Grad student wins life jacket design competition

ALEXANDRIA, Va. – A graduate student in the University of Virginia’s Mechanical and Aerospace Engineering Program won the $5,000 grand prize in the first Innovations in Life Jacket Design Competition sponsored by the BoatU.S. Foundation for Boating Safety and the Personal Flotation Device Manufacturers Association, BoatU.S. said in a recent release.

Adam Malcom was announced as the winner and presented his check during ceremonies at the Miami Boat Show on Feb. 16.

“Boaters complain that life jackets are uncomfortable, restrict movement, or make you hot,” said Ruth Wood, BoatU.S. Foundation president. “So we decided to sponsor a competition to encourage innovative ideas to design a life jacket that more boaters might wear.”

Competition criteria included wearability, reliability, cost and innovation. What was notably absent from this list was the need to adhere to any of the established life jacket design regulations.

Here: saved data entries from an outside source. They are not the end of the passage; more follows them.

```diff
-                const float t0 = wvt_s[n], t1 = wvt_s[kWidth + n], t2 = wvt_s[2 * kWidth + n];
-#pragma unroll
-                for (int r = 0; r < 4; ++r) acc[r] = fmaf(t2, dvz[r], fmaf(t1, dvy[r], fmaf(t0, dvx[r], acc[r])));
-                pv = acc;
-            }
-            epi_begin(k16Tiles - 1);
-#pragma unroll
-            for (int r = 0; r < 4; ++r) epi_r(r);
-            epi_end();
+                for (int t = 0; t < k16Tiles; ++t) view_tile(t, -1);
+            }
+#pragma unroll
+            for (int g = 0; g <= 5; ++g) epi(k16Tiles - 1, g);
         }
 
         PHASE16(4);
```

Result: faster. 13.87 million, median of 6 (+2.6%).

“We received 182 submissions from armchair inventors, average boaters and students from as far away places as China and Australia,” said Bernice McArdle, PFDMA executive director. “Some designs focused on improving existing life jacket models with new technology or style enhancements. Other designs were completely outside the box with little or no regard to current design guidelines, while others blended the two. Two design elements emerged as judges’ favorites: the use of high-tech fabrics that could improve upon current designs, and devices that were the least obtrusive.”

Malcom’s winning entry was essentially the latter – a slender belt worn around the waist. The unit would stay out of the way and not retain body heat. When activated either manually with a ripcord or automatically via a CO2 gas cylinder, slender, symmetrically-arranged air bladders stored inside the belt inflate rising up to surround the wearer on all sides allowing he or she to float much like in an inner tube.

Born into a boating family, Malcom owns both a fishing boat and sailboat and plans to use the $5,000 to jump-start a career as an independent inventor.

“We frequently don’t wear our life jackets aboard for the same reason as everyone else – they are uncomfortable and restrict movement,” Malcom said. “But I know how important they are so my design focused on remedying those aspects.”

Honorable Mentions

Five designers were also singled out for honorable mention, including:

  • Sean Denham, a student at Virginia Tech in Blacksburg, Va., majoring in Industrial Design, who proposed a T-shirt life jacket that blended a thin layer of kapok sandwiched between layers of neoprene built into a nylon/spandex shirt that also provided UVA sun protection.
  • Lisa Ma, Wayne Chang and Peter Tong of I3 Design in Pittsburgh, who proposed a series of stylish “shirts” made with an inflatable fabric and a transferable C02 inflation kit that kept costs down.
  • Nicholas Weigel, who attends Kendall College of Art and Design in Grand Rapids, Mich., who proposed using a two-part foam that expanded to fill clear a buoyancy tube that went around the wearer’s neck.
  • Andrew Valentine, a Virginia Tech student and classmate of Sean Denham, who designed the “High Tide PFD,” which had a sleek, stylish buoyant vest design. High-tech fabrics would keep the body cool and earth-friendly recycled styrene beads were used for flotation and body-conforming comfort.
  • Inventor Mario DiForte, Jr., of Baltimore, Md., who designed “Aqua-Aid,” a 12″ x 13″ brightly colored vinyl float that’s packed into a small, wrist-worn case and inflates with the press of a button.